- Interactive map of Ghari
- Ghari Location in Nigeria
- Coordinates: 12°30′05″N 8°16′18″E﻿ / ﻿12.5014°N 8.2717°E
- Country: Nigeria
- State: Kano State
- Headquarter: Kunchi

Area
- • Total: 671 km^{2} (259 sq mi)

Population (2006 census)
- • Total: 111,018
- • Religions: Christianity and Islam
- Time zone: UTC+1 (WAT)
- 3-digit postal code prefix: 703
- ISO 3166 code: NG.KN.KN

= Ghari, Nigeria =

Ghari is a Local Government Area in Kano State, Nigeria. Its headquarter is in the town of Kunchi.

It has an area of 671 km^{2} and a population of 111,018 at the 2006 census.

The postal code of the area is 703.

==Religion==
There are two main religions practice in Ghari which are Islam and Christianity.

== Geography ==
Ghari Local Government Area has an average temperature of 33 degrees Celsius or 91 degrees Fahrenheit with a total area of 671 square kilometres (259 square miles).
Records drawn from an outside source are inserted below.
## Compute only the louder reference spectrum with a bound-based fallback for the quiet one

Each wave now handles one slot. It computes the windowed L1 norm of both reference frames and runs the FFT only on the louder one, using the quieter frame's norm as a magnitude upper bound tau. If the loud magnitude exceeds tau for every deferred bin, the noise decision is settled and the second FFT is skipped. Otherwise a fallback pass computes the quiet spectrum. The change also prefetches the deferred-bin mask words up front, overlaps the mic FFT with the reference work when there are two or fewer slots, and unrolls the cross-piece reduction loads so they are issued together. Costs are extra double-precision norm work, an additional barrier and atomicOr, more register pressure, and a divergent fallback path.

```diff
diff --git a/real-time-audio-visual-zooming_amd/csrc/avz_chain_exact.hpp b/real-time-audio-visual-zooming_amd/csrc/avz_chain_exact.hpp
--- a/real-time-audio-visual-zooming_amd/csrc/avz_chain_exact.hpp
+++ b/real-time-audio-visual-zooming_amd/csrc/avz_chain_exact.hpp
@@ -22,8 +22,10 @@
   static constexpr int WL = 32;
   static constexpr int WL_OFF = SCAN_OFF + 256 * 4;
   static constexpr int CTL_OFF = WL_OFF + WL * 16;
-  static constexpr int END = CTL_OFF + 32;
+  static constexpr int BND_OFF = CTL_OFF + 32;
+  static constexpr int END = BND_OFF + 48;
   static_assert(C::FPW == 2 && END <= CGeo<N>::SLOT_LDS, "exact phase LDS");
+  static_assert(2 * X::SCRATCH <= C::WAVE_BYTES && 2 * C::WAVE_BYTES <= MAG_OFF, "pair round LDS");
 };
 
 struct XSlot {
@@ -58,32 +60,75 @@
   const cd* const twl = reinterpret_cast<const cd*>(lds + XL::TWL_OFF);
   const float* const win = reinterpret_cast<const float*>(lds + XL::WIN_OFF);
   cd* const buf = reinterpret_cast<cd*>(lds + wave * X::SCRATCH);
+  int* const bnd = reinterpret_cast<int*>(lds + XL::BND_OFF);
+  const bool pair = ns <= 2;
   AVZ_STAMP_DECL();
   AVZ_STAMP_INIT();
   AVZ_XT_LAP_BEGIN(xr_prev);
   int lane_o = lane;
   opaque_i(lane_o);
-  const int ga = wave >> 1, gb = (wave >> 1) + 2;
-  const float* const refp = (wave & 1) ? A.ref_int : A.ref_tgt;
-  float xa[N / 64], xb[N / 64];
-  if (ga < ns) {
-    const XSlot s = slot_u(sl, ga);
-    ref_frame_load<N>(make_rsrc(refp + (long long)s.b * A.ref_stride, s.L),
-                      (s.c * kChunk + s.f) * H - N / 2, lane_o, xa);
-  }
-  if (gb < ns) {
-    const XSlot s = slot_u(sl, gb);
-    ref_frame_load<N>(make_rsrc(refp + (long long)s.b * A.ref_stride, s.L),
-                      (s.c * kChunk + s.f) * H - N / 2, lane_o, xb);
-  }
-  if (ga < ns) ref_spectrum_exact<N>(xa, twl, win, buf, mag + (2 * ga + (wave & 1)) * MP, lane_o);
+  if (tid == 0) bnd[8] = 0;
+  uint32_t dw[XL::FR][BPT];
+#pragma unroll
+  for (int g = 0; g < XL::FR; ++g) {
+    const bool on = g < ns;
+    const XSlot s = slot_u(sl, on ? g : 0);
+#pragma unroll
+    for (int j = 0; j < BPT; ++j) {
+      const int kb = tid + j * NT;
+      if constexpr (PER_BIN) {
+        dw[g][j] = on ? A.xdfr[(long long)s.unit * F + kb] : 0u;
+      } else {
+        dw[g][j] = (on && (s.flags & 1))
+                       ? A.xunc[((long long)s.unit * kChunk + s.f) * 32 + (kb & 31)]
+                       : 0u;
+      }
+    }
+  }
+  const bool own = wave < ns;
+  if (own) {
+    const XSlot s = slot_u(sl, wave);
+    const int s0 = (s.c * kChunk + s.f) * H - N / 2;
+    float xt[N / 64], xi[N / 64];
+    ref_frame_load<N>(make_rsrc(A.ref_tgt + (long long)s.b * A.ref_stride, s.L), s0, lane_o, xt);
+    ref_frame_load<N>(make_rsrc(A.ref_int + (long long)s.b * A.ref_stride, s.L), s0, lane_o, xi);
+    double st = 0.0, si = 0.0;
+#pragma unroll
+    for (int r = 0; r < X::RX; ++r) {
+      const float2 w = reinterpret_cast<const float2*>(win)[lane_o + 64 * r];
+      st += fabs((double)w.x * (double)xt[2 * r]) + fabs((double)w.y * (double)xt[2 * r + 1]);
+      si += fabs((double)w.x * (double)xi[2 * r]) + fabs((double)w.y * (double)xi[2 * r + 1]);
+    }
+#pragma unroll
+    for (int o = 32; o > 0; o >>= 1) {
+      st += __shfl_xor(st, o, 64);
+      si += __shfl_xor(si, o, 64);
+    }
+    const int loud = __builtin_amdgcn_readfirstlane(si > st ? 1 : 0);
+    const double sq = loud ? st : si;
+    float tau = __builtin_inff();
+    if (sq == 0.0 || sq >= 0x1p-100) {
+      const double t = sq * (1.0 + 0x1p-20);
+      tau = (float)t;
+      if ((double)tau < t) tau = __uint_as_float(__float_as_uint(tau) + 1u);
+    }
+    if (lane == 0) {
+      bnd[2 * wave] = loud;
+      bnd[2 * wave + 1] = (int)__float_as_uint(tau);
+    }
+    float xl[N / 64];
+#pragma unroll
+    for (int r = 0; r < N / 64; ++r) xl[r] = loud ? xi[r] : xt[r];
+    ref_spectrum_exact<N>(xl, twl, win, buf, mag + (2 * wave + loud) * MP, lane_o);
+  }
   AVZ_STAMP(4);
-  AVZ_XT_LAP(8, xr_prev);
   cf v[PPL];
   LaneMap<N> lm;
   lm.init(lane_o);
-  const int gm = C::FPW * wave + lm.grp;
-  if (wave < XL::FR / C::FPW) {
+  const int gm = C::FPW * (pair ? 0 : wave) + lm.grp;
+  cf* const spec = slot_ptr<N>(lds, pair ? 2 + lm.grp : gm);
+  const bool mic_wave = pair ? wave == 2 : wave < XL::FR / C::FPW;
+  if (mic_wave) {
     const XSlot s = slot_u(sl, 0);
     const float* mixb = A.mix + (long long)s.b * A.mix_stride;
     const rsrc_t r_m0 = make_rsrc(mixb, s.L), r_m1 = make_rsrc(mixb + A.ch_stride, s.L);
@@ -96,19 +141,9 @@
       v[r].y = on ? bload(r_m1, s0 + C::IN_STRIDE * r) : 0.0f;
     }
   }
-  if (gb < ns) {
-    int lane_b = lane;
-    opaque_i(lane_b);
-    ref_spectrum_exact<N>(xb, twl, win, buf, mag + (2 * gb + (wave & 1)) * MP, lane_b);
-  }
-  AVZ_STAMP(5);
-  lds_barrier();
-  AVZ_STAMP(6);
-  AVZ_XT_LAP(9, xr_prev);
-  if (wave < XL::FR / C::FPW) {
+  auto mic_fft = [&]() {
     WinCoef<N> wc;
     wc.init(lm);
-    cf* const spec = slot_ptr<N>(lds, gm);
     if constexpr (N == 1024) {
       Fft1024x2 f;
       f.l = lm.out0;
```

According to estimates, the area has an average humidity of 24% and receives 1200 mm of precipitation annually in the Local Government Area.

== Economy ==
The trading industry in Ghari Local Government Area is thriving, and the region is home to several marketplaces where a range of commodities are bought and sold, including the Mpape market. The region has a long history of agriculture as well; the Local Government Area is well-known for growing a variety of crops, including rice, millet, tomatoes, sorghum, and beans. Cattle ranching, ceramics, and leather production are some of the other significant economic activities in Ghari Local Government Area.